◆ Task goal:
Please repeat exactly the lines below from the one containing "span = make_uint2(0u, SDFK_ALL_ALIVE);" down to the one containing "#if defined(SDFK_CHAIN) && defined(SDFK_CELLS)", both included, and nothing else.

◆ Information given:
#if defined(SDFK_CHAIN) && !defined(SDFK_CELLS)
// Chain mode, one WAVE per brick: which children run on this brick, from the leaf values at its centre. A hard min (max:
// signs flipped, e_k = +-d_k) is exact, associative and commutative, so the ORDER of the chain does not matter for a
// decision: child k can be dropped wherever some other child j stays below it on the whole brick, and with j = the child
// that is smallest at the centre that is guaranteed by e_k - m >= thr, m = min_j e_j, thr = K rho + margins with
// K = the largest Lipschitz sum of the chain (any pair). No prefix minimum, no "restart" level: one reduction for m, then
// 64 children per step — compare, ballot, and the survivors written as a LIST in index order, so that the evaluation
// never looks at a child it skips and still combines the others in the chain's order. (Tighter than the sequential rule,
// which compares a child with its predecessors only.)
static __device__ __forceinline__ void sdfk_chain_fold(sdfk_rowmeta* meta, int b, int lane) {
    const float4 cc = meta->bound[b];
    const float rho = cc.w, cmag = 1e-6f * (fabsf(cc.x) + fabsf(cc.y) + fabsf(cc.z) + rho);
    constexpr int NW = (SDFK_NLEAF + 63) / 64;
    float m = 3.0e38f;
#pragma unroll 4
    for (int j = 0; j < NW; ++j) {
        const int k = 64 * j + lane;
        if (k < SDFK_NLEAF) m = fminf(m, SDFK_CHAIN_SGN * meta->leafval[k * SDFK_NCEN + b]);
    }
#pragma unroll
    for (int o = 1; o < 64; o <<= 1) m = fminf(m, __shfl_xor(m, o));
    const float thr0 = 1.0001f * SDFK_CHAIN_KMAX * rho + SDFK_CHAIN_KMAX * cmag + 1e-6f * (1.0f + fabsf(m));
    int n_out = 0;
#pragma unroll 1
    for (int j = 0; j < NW; ++j) {
        const int k = 64 * j + lane;
        const bool in = k < SDFK_NLEAF;
        const float e = in ? SDFK_CHAIN_SGN * meta->leafval[k * SDFK_NCEN + b] : 3.0e38f;
        const bool run = in && !(e - m >= thr0 + 1e-6f * fabsf(e));
        const unsigned long long bits = __ballot(run);
        if (run) meta->alist[b][n_out + __builtin_popcountll(bits & ((1ull << lane) - 1ull))] = (unsigned short)k;
        n_out += __builtin_popcountll(bits);
    }
    if (lane == 0) meta->nalive[b] = (unsigned)n_out;
}
#endif

#ifdef SDFK_CELLS
// rows of row block rb plus the cell of brick (rb, window c) and that cell's sphere (wave-uniform; scalar loads)
static __device__ __forceinline__ void sdfk_brick_cell(const sdfk_rowgeom& g, const sdfk_cells& cl, unsigned rb, unsigned c,
                                                       long long& r0, long long& rend, uint2& span, float4& S) {
    unsigned slot, blk;
    sdfk_block_rows(g, rb, r0, rend, &slot, &blk);
    const unsigned sx = slot == 0xffffffffu ? 0u : cl.lv.xoff + slot;
    const unsigned cell = ((sx >> cl.lv.lx) * cl.lv.ncy + (blk >> cl.lv.ly)) * cl.lv.ncz + (c >> cl.lv.lz);
    S = make_float4(0.0f, 0.0f, 0.0f, -1.0f);
    span = make_uint2(0u, SDFK_ALL_ALIVE);
    // (the launch is padded with bricks beyond the last one: their row block does not exist, and neither does a cell for it)
    if (cl.enabled && r0 < rend && cell < cl.ncells) {
        const uint2 sp = cl.span[cell];
        span = make_uint2(__builtin_amdgcn_readfirstlane(sp.x), __builtin_amdgcn_readfirstlane(sp.y));
        const float4 t = cl.sph[cell];
#ifdef SDFK_FLAT
        S = make_float4(t.x, t.z, t.y, t.w);                   // (the registers of phase A hold (x, z, y))
#else
        S = t;
#endif
    }
}
#endif
#if defined(SDFK_CHAIN) && defined(SDFK_CELLS)
// The same decision from the CELL's candidate list: one member per lane, evaluated at the brick's centre on the spot (no
// table of leaf values in LDS) — the first 64 stay in a register, longer lists are evaluated a second time for the
// comparison. A brick that is not inside its cell's sphere, or whose cell has no list, takes every member.
// `sp` (the cell's span) and `first` (this lane's entry of the first batch) were loaded BEFORE the coordinates were waited
// for, so the only memory round trip left between the bounds and the decision is the members' parameters.
static __device__ __forceinline__ void sdfk_chain_fold_cells(sdfk_rowmeta* meta, int b, int lane, const sdfk_cells& cl, uint2 sp,
                                                             unsigned first, const float* __restrict__ PRM,
                                                             const float* __restrict__ TAB) {
    const float4 cc = meta->bound[b];
    const V3T<float> ctr = {cc.x, cc.y, cc.z};
    const float rho = cc.w, cmag = 1e-6f * (fabsf(cc.x) + fabsf(cc.y) + fabsf(cc.z) + rho);
    unsigned off = 0u, cnt = SDFK_NLEAF;
    bool listed = false;
    if (cl.enabled && __builtin_amdgcn_readfirstlane(meta->inside[b]) != 0u && sp.y != SDFK_ALL_ALIVE) {
        off = sp.x; cnt = sp.y; listed = true;
    }
    float m = 3.0e38f, e0 = 3.0e38f;
    unsigned r0 = 0u;
#pragma unroll 1
    for (unsigned j0 = 0u; j0 < cnt; j0 += 64u) {
        const unsigned j = j0 + (unsigned)lane;
        const bool in = j < cnt;
        unsigned rec = 0u;
        if (in) rec = listed ? (j0 == 0u ? first : cl.cand[off + j]) : sdfk_member_record(j);
        float e = 3.0e38f;
        if (in) e = SDFK_CHAIN_SGN * sdfk_leaf_rec<float>(rec, ctr, PRM, TAB);
        if (j0 == 0u) { e0 = e; r0 = rec; }
        m = fminf(m, e);
    }
#pragma unroll
    for (int o = 1; o < 64; o <<= 1) m = fminf(m, __shfl_xor(m, o));
    const float thr0 = 1.0001f * SDFK_CHAIN_KMAX * rho + SDFK_CHAIN_KMAX * cmag + 1e-6f * (1.0f + fabsf(m));
    unsigned n_out = 0u;
#pragma unroll 1
    for (unsigned j0 = 0u; j0 < cnt; j0 += 64u) {
        const unsigned j = j0 + (unsigned)lane;
        const bool in = j < cnt;
        unsigned rec = r0;
        float e = e0;
        if (j0 != 0u) {
            rec = in ? (listed ? cl.cand[off + j] : sdfk_member_record(j)) : 0u;
            e = 3.0e38f;
            if (in) e = SDFK_CHAIN_SGN * sdfk_leaf_rec<float>(rec, ctr, PRM, TAB);
        }
        const bool run = in && !(e - m >= thr0 + 1e-6f * fabsf(e));
        const unsigned long long bits = __ballot(run);
        const unsigned pos = n_out + (unsigned)__builtin_popcountll(bits & ((1ull << lane) - 1ull));
        if (run && pos < SDFK_ALIST_CAP) meta->alist[b][pos] = rec;
        n_out += (unsigned)__builtin_popcountll(bits);
    }
    // more survivors than the list in LDS holds (dense scenes): the brick runs its cell's whole candidate list straight from
    // memory — a superset in the chain's order — and every member only where there is no such list
    if (lane == 0) {
        meta->nalive[b] = n_out <= SDFK_ALIST_CAP ? n_out : (listed ? SDFK_LIST_ALIVE : SDFK_ALL_ALIVE);
        meta->aspan[b] = make_uint2(off, cnt);
    }
}
#endif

◆ Answer to this task:
    span = make_uint2(0u, SDFK_ALL_ALIVE);
    // (the launch is padded with bricks beyond the last one: their row block does not exist, and neither does a cell for it)
    if (cl.enabled && r0 < rend && cell < cl.ncells) {
        const uint2 sp = cl.span[cell];
        span = make_uint2(__builtin_amdgcn_readfirstlane(sp.x), __builtin_amdgcn_readfirstlane(sp.y));
        const float4 t = cl.sph[cell];
#ifdef SDFK_FLAT
        S = make_float4(t.x, t.z, t.y, t.w);                   // (the registers of phase A hold (x, z, y))
#else
        S = t;
#endif
    }
}
#endif
#if defined(SDFK_CHAIN) && defined(SDFK_CELLS)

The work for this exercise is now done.